PROBLEM STATEMENT: From the records below, transcribe exactly the lines that begin at the line with "NV, 32, GS_LD, SplitPlanes<GS_PLANE>, VEC, WIN>;" and end at the line with "NB == 4 ? 2 : 3;", both included.

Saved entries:

diff --git a/multi_speaker_tts_amd/csrc/gemm.hip b/multi_speaker_tts_amd/csrc/gemm.hip
--- a/multi_speaker_tts_amd/csrc/gemm.hip
+++ b/multi_speaker_tts_amd/csrc/gemm.hip
@@ -269,6 +269,8 @@
 extern "C" int mstts_gemm_split3(int32_t on) { g_split3 = on != 0; return MSTTS_OK; }
 static int g_split_big = 1;
 extern "C" int mstts_gemm_split_big(int32_t on) { g_split_big = on != 0; return MSTTS_OK; }
+static int g_split_narrow = 1;
+extern "C" int mstts_gemm_split_narrow(int32_t on) { g_split_narrow = on != 0; return MSTTS_OK; }
 static int g_split_big_min = 160;
 namespace mstts { void gemm_bf16_set_big_min(int n); }
 extern "C" int mstts_gemm_big_min_workgroups(int32_t f32_split, int32_t bf16) {
@@ -340,7 +342,8 @@
         }
     }
     dim3 grid(g.body + (tiles - g.body) * g.tail_s, 1, batch * split);
-    if (split3) gemm_launch<GemmSplit>(g, ta, tb, vec, win, grid, st);
+    if (split3 && g_split_narrow && d->N > 64 && d->N <= 96 && gemm_ready<GemmSplitNarrow>()) gemm_launch<GemmSplitNarrow>(g, ta, tb, vec, win, grid, st);
+    else if (split3) gemm_launch<GemmSplit>(g, ta, tb, vec, win, grid, st);
     else if (skinny) gemm_launch<GemmF32<32>>(g, ta, tb, vec, win, grid, st);
     else if (bm == 64) gemm_launch<GemmF32<64>>(g, ta, tb, vec, win, grid, st);
     else gemm_launch<GemmF32<128>>(g, ta, tb, vec, win, grid, st);
diff --git a/multi_speaker_tts_amd/csrc/gemm_split.inc b/multi_speaker_tts_amd/csrc/gemm_split.inc
--- a/multi_speaker_tts_amd/csrc/gemm_split.inc
+++ b/multi_speaker_tts_amd/csrc/gemm_split.inc
@@ -40,7 +40,7 @@
     }
 };
 
-template <bool VEC, bool WIN> using GsLoaderKC = TileLoaderKC<8, 4, 32, GS_LD, SplitPlanes<GS_PLANE>, VEC, WIN>;
+template <bool VEC, bool WIN, int NV = 4> using GsLoaderKC = TileLoaderKC<8, NV, 32, GS_LD, SplitPlanes<GS_PLANE>, VEC, WIN>;
 template <bool VEC, bool WIN> using GsLoaderMC = TileLoaderMC<8, GS_LD, SplitPlanes<GS_PLANE>, VEC, WIN>;
 
 #ifdef GS_STAMP
@@ -73,8 +73,10 @@
     }
 }
 
-template <bool TA, bool TB, bool VEC, bool WIN>
+template <bool TA, bool TB, bool VEC, bool WIN, int NB = 4>
 __global__ __launch_bounds__(GS_THREADS) void gemm_split_kernel(GemmArgs g) {
+    static_assert(NB == 4 || NB == 3, "consumer layouts: 2 x 2 of 64 x 64, or 4 x 1 of 32 x 96");
+    constexpr int WM = NB == 4 ? 2 : 1, WN = NB == 4 ? 2 : 3;
     extern __shared__ __attribute__((aligned(16))) __bf16 gs_lds[];
 
     const int tiles_n = (g.N + BN - 1) / BN;
@@ -105,7 +107,7 @@
 
     if (wave >= 4) {
         using LA = typename std::conditional<TA, GsLoaderMC<VEC, WIN>, GsLoaderKC<VEC, WIN>>::type;
-        using LB = typename std::conditional<TB, GsLoaderKC<VEC, false>, GsLoaderMC<VEC, false>>::type;
+        using LB = typename std::conditional<TB, GsLoaderKC<VEC, false, NB>, GsLoaderMC<VEC, false>>::type;
         if (wave < 8) {
             const int tid = threadIdx.x - 256;
             LA la;
@@ -124,26 +126,26 @@
 
     float* C = g.C + (long)batch * g.stride_c;
     const int lane = threadIdx.x & 63;
-    const int wrow = (wave >> 1) * 64, wcol = (wave & 1) * 64;
+    const int wrow = NB == 4 ? (wave >> 1) * 64 : wave * 32, wcol = NB == 4 ? (wave & 1) * 64 : 0;
     const int l31 = lane & 31, kg = lane >> 5;
 
-    f32x16 acc[2][2];
-#pragma unroll
-    for (int i = 0; i < 2; ++i)
-#pragma unroll
-        for (int j = 0; j < 2; ++j)
+    f32x16 acc[WM][WN];
+#pragma unroll
+    for (int i = 0; i < WM; ++i)
+#pragma unroll
+        for (int j = 0; j < WN; ++j)
 #pragma unroll
             for (int r = 0; r < 16; ++r) acc[i][j][r] = 0.f;
 
     const int aoff = (wrow + l31) * GS_LD + kg * 8, boff = 3 * GS_PLANE + (wcol + l31) * GS_LD + kg * 8;
-    gs_bf16x8 fa[2][2][3], fb[2][2][3];
+    gs_bf16x8 fa[2][WM][3], fb[2][WN][3];
     auto frags = [&](int set, const __bf16* buf, int ks) {
 #pragma unroll
         for (int p = 0; p < 3; ++p) {
 #pragma unroll
-            for (int i = 0; i < 2; ++i) fa[set][i][p] = *reinterpret_cast<const gs_bf16x8*>(buf + aoff + p * GS_PLANE + i * 32 * GS_LD + ks * 16);
-#pragma unroll
-            for (int j = 0; j < 2; ++j) fb[set][j][p] = *reinterpret_cast<const gs_bf16x8*>(buf + boff + p * GS_PLANE + j * 32 * GS_LD + ks * 16);
+            for (int i = 0; i < WM; ++i) fa[set][i][p] = *reinterpret_cast<const gs_bf16x8*>(buf + aoff + p * GS_PLANE + i * 32 * GS_LD + ks * 16);
+#pragma unroll
+            for (int j = 0; j < WN; ++j) fb[set][j][p] = *reinterpret_cast<const gs_bf16x8*>(buf + boff + p * GS_PLANE + j * 32 * GS_LD + ks * 16);
         }
     };
     auto products = [&](int set) {
@@ -152,9 +154,9 @@
             const int pa = (tt == 0) ? 0 : (tt == 1) ? 1 : (tt == 2) ? 0 : (tt == 3) ? 1 : (tt == 4) ? 2 : 0;
             const int pb = (tt == 0) ? 0 : (tt == 1) ? 0 : (tt == 2) ? 1 : (tt == 3) ? 1 : (tt == 4) ? 0 : 2;
 #pragma unroll
-            for (int i = 0; i < 2; ++i)
-#pragma unroll
-                for (int j = 0; j < 2; ++j)
+            for (int i = 0; i < WM; ++i)
+#pragma unroll
+                for (int j = 0; j < WN; ++j)
                     acc[i][j] = __builtin_amdgcn_mfma_f32_32x32x16_bf16(fa[set][i][pa], fb[set][j][pb], acc[i][j], 0, 0, 0);
         }
     };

RESPONSE AREA:
+template <bool VEC, bool WIN, int NV = 4> using GsLoaderKC = TileLoaderKC<8, NV, 32, GS_LD, SplitPlanes<GS_PLANE>, VEC, WIN>;
 template <bool VEC, bool WIN> using GsLoaderMC = TileLoaderMC<8, GS_LD, SplitPlanes<GS_PLANE>, VEC, WIN>;
 
 #ifdef GS_STAMP
@@ -73,8 +73,10 @@
     }
 }
 
-template <bool TA, bool TB, bool VEC, bool WIN>
+template <bool TA, bool TB, bool VEC, bool WIN, int NB = 4>
 __global__ __launch_bounds__(GS_THREADS) void gemm_split_kernel(GemmArgs g) {
+    static_assert(NB == 4 || NB == 3, "consumer layouts: 2 x 2 of 64 x 64, or 4 x 1 of 32 x 96");
+    constexpr int WM = NB == 4 ? 2 : 1, WN = NB == 4 ? 2 : 3;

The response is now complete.